Furthermore, in a valve opening-closing timing control apparatus equipped with an intermediate lock mechanism, when a phase is changed from an intermediate lock phase to most retarded angle phase by using the pressurized fluid stored in the accumulator, sufficient amount of the pressurized fluid may not be supplied to the intermediate lock mechanism as a result of rapid volume change in the retarded angle chamber. Without sufficient hydraulic pressure required for lock release, an unlock process may not be smooth, which is considered as a problem.

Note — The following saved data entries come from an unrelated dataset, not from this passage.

__global__ __launch_bounds__(256) void k_opened_setup(const uint8_t *__restrict__ proof, size_t image_stride, uint32_t off_I,
                                                     uint16_t *__restrict__ I, uint16_t *__restrict__ rest,
                                                     uint16_t *__restrict__ isort, uint16_t *__restrict__ hrange,
                                                     size_t sel_stride, uint32_t *__restrict__ fail)
{
    __shared__ uint32_t cnt[NPARTY];
    __shared__ int bad, wave_used[4], node[3];
    const int t = threadIdx.x, b = blockIdx.x;
    for (int p = t; p < NPARTY; p += 256) cnt[p] = 0;
    if (t == 0) bad = 0;
    __syncthreads();
    uint32_t v = t;
    if (t < NOPEN) {
        v = reinterpret_cast<const uint16_t *>(proof + (size_t)b * image_stride + off_I)[t];
        if (v >= NPARTY || atomicAdd(&cnt[v], 1u) != 0) atomicOr(&bad, 1);
    }
    __syncthreads();
    const bool malformed = bad != 0;
    if (malformed) {
        __syncthreads();
        for (int p = t; p < NPARTY; p += 256) cnt[p] = p < NOPEN;
        v = t;
        __syncthreads();
    }
    if (t < NOPEN) I[(size_t)b * sel_stride + t] = (uint16_t)v;
    int u[6], mine = 0;
#pragma unroll
    for (int k = 0; k < 6; k++) {
        const int p = 6 * t + k;
        u[k] = p < NPARTY && cnt[p] != 0;
        mine += u[k];
    }
    int incl = mine;
#pragma unroll
    for (int d = 1; d < 64; d <<= 1) {
        const int o = __shfl_up(incl, d, 64);
        if ((t & 63) >= d) incl += o;
    }
    if ((t & 63) == 63) wave_used[t >> 6] = incl;
    __syncthreads();
    int used_before = incl - mine;
    for (int w = 0; w < (t >> 6); w++) used_before += wave_used[w];
#pragma unroll
    for (int k = 0; k < 6; k++) {
        const int p = 6 * t + k;
        if (p >= NPARTY) break;
        if ((p & 63) == 0) I[(size_t)b * sel_stride + SEL_WIN + (p >> 6)] = (uint16_t)(p - used_before);
        if (u[k]) {
            isort[(size_t)b * sel_stride + used_before] = (uint16_t)p;
            used_before++;
        } else {
            const int j = p - used_before;
            rest[(size_t)b * sel_stride + j] = (uint16_t)p;
            if (j == 0) node[0] = p;
            if (j == DEG) node[1] = p;
            if (j == DEG2) node[2] = p;
        }
    }
    __syncthreads();
    if (t == 0) {
        uint16_t *hr = hrange + (size_t)b * 4;
        hr[0] = (uint16_t)node[0];
        hr[1] = (uint16_t)(node[1] - DEG);
        hr[2] = (uint16_t)node[0];
        hr[3] = (uint16_t)(node[2] - DEG2);
        fail[b] = malformed ? 1u << FB_MALFORMED : 0u;
        I[(size_t)b * sel_stride + SEL_WIN + NWIN] = (uint16_t)NREST;
    }
}
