void set_tuning(int tr, int hot, int nt);
int fused_npb(int n);
int fused_nrb_max(int m);
int chain_ncb(int n);
int chain_nrb(int m);
void launch_pboot(const ChainArgs &, hipStream_t);
void launch_pstep(const ChainArgs &, int g, hipStream_t);
void launch_pc(const ChainArgs &, int g, hipStream_t);
void launch_fbc3(const ChainArgs &, int steps, hipStream_t);
void launch_fpatch(const ChainArgs &, int steps, hipStream_t);
int launch_chain(const ChainArgs &, hipStream_t);
int chain_cluster_nw(int m, int n);
int chain_cluster_kmax(int m, int n);
void launch_dboot(Ctl *, int n, hipStream_t);
void launch_da(Ctl *, int n, hipStream_t);
void launch_db(Ctl *, int m, int n, hipStream_t);
void launch_select(Ctl *, hipStream_t, int slots = 1);
int launch_dsel(Ctl *, int m, int n, hipStream_t, int slots = 1);
void launch_select_queue(Ctl *, const BatchQueue &q, hipStream_t, int slots);
void launch_update(Ctl *, int m, int n, hipStream_t, int slots = 1, int chained = 0, int busy_slots = 0);
void launch_p1_head(Ctl *, hipStream_t);
void launch_p1_select(Ctl *, hipStream_t);
void launch_p1_fix(Ctl *, int n, hipStream_t);
void launch_scatter_ctl(Ctl *dst, const Ctl *src, const int *idx, int count, hipStream_t);
void launch_copy_many(const CopyBatch &b, hipStream_t);
void launch_gmi(const GmiArgs &a, hipStream_t);
void launch_classify(const ClsArgs &a, hipStream_t);
void launch_penalty(const PenArgs &a, hipStream_t);
void launch_round(const RndArgs &a, hipStream_t);
void launch_rcfix(const RcArgs &a, hipStream_t);
void launch_prop(const PropArgs &a, hipStream_t);
void launch_divepick(const DiveArgs &a, hipStream_t);
void launch_objrow(const ObjNode *nodes, int n, int count, hipStream_t);
void launch_pumpobj(const PumpArgs &a, hipStream_t);
void launch_cutgram(const CutGramArgs &a, hipStream_t);
void launch_cutrows(const CutRowsArgs &a, hipStream_t);
void launch_delrows(const DelRowsArgs &a, hipStream_t);
void launch_delrows_many(const DelManyDesc *hs, const unsigned char *base, int handles, int max_ld, hipStream_t);
void launch_conflict(const ConflictArgs &a, hipStream_t);
void launch_lsact(const LsArgs &a, int final, hipStream_t);
void launch_lsiter(const LsArgs &a, hipStream_t);
void launch_setbnds(const SetbHandle *hs, const SetbEntry *es, const SetbShift *ss, int handles, hipStream_t);
void launch_refresh_select(Ctl *, const int *tflag, int var, hipStream_t);
size_t persist_lds_bytes(int m, int cpw);
int persist_max_cpw();
int persist_slot_words(int m_cap);
int launch_persist(Ctl *, unsigned long long *head, unsigned long long *slot, int *abort_flag, unsigned long long *dbg, int m, int cpw, int nw,
                   int slot_stride, int max_steps, int head_stride, hipStream_t);
void launch_rowcomb(Ctl *, int m, int n, int respect_done, hipStream_t);
void launch_shift_nonbasic(double *T, int ld, int m, int jj, double delta, hipStream_t);
void launch_set_basic_bounds(double *blb, double *bub, int i, double lb, double ub, hipStream_t);
void launch_set_nonbasic(double *nlb, double *nub, int *nflag, int j, double lb, double ub, int flag, hipStream_t);
void launch_add_rows(double *T, int ld, int n, int *bvar, double *blb, double *bub, int *nvar, int first, int nrs, int m_new,
                     hipStream_t);
void launch_export(Ctl *, unsigned char *stage, int m, int n, int force, hipStream_t, int slots = 1, size_t slot_stride = 0);

using RowPtr = std::shared_ptr<std::vector<double>>;

template <class T>
class CowVec {
  std::shared_ptr<std::vector<T>> p_ = std::make_shared<std::vector<T>>();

In addition, in the valve opening-closing timing control apparatus disclosed in Reference 3, the rotational phase of the driven-side rotational member relative to the driving-side rotational member may not be swiftly locked at most advanced angle phase. More specifically, on the driven-side rotational member that integrally rotates with a camshaft for opening and closing the exhaust valve, for example, an anti-torque of cams is exerted via the camshaft. In a state where the anti-torque is exerted on the driven-side rotational member such that the driven-side rotational member rotates relative to the driving-side rotational member in a direction opposite to the most advanced angle phase, a fluttering may occur at a moment at which the driven-side rotational member reaches a most advanced angle phase position. The fluttering is a rotation of the driven-side rotational member in the direction opposite to the most advanced angle phase caused by a cam torque exerted on the driven-side rotational member. When the fluttering occurs, even at a time at which the driven-side rotational member reaches the most advanced angle phase position, the lock member may lose a timing to be inserted into the lock recess. Accordingly, the lock member may not be swiftly locked at the most advanced angle phase. Such fluttering may similarly occur in a valve opening-closing timing control apparatus equipped with a most retarded angle lock mechanism including a lock member and a lock recess, the lock member and the lock recess that engage with each other when the lock member is inserted into the lock recess and disengage with each other when the lock member is retracted from the lock recess only at a time at which the rotational phase is at the most retarded angle phase.
A need thus exists for a valve opening-closing timing control apparatus, which is not susceptible to the drawbacks mentioned above.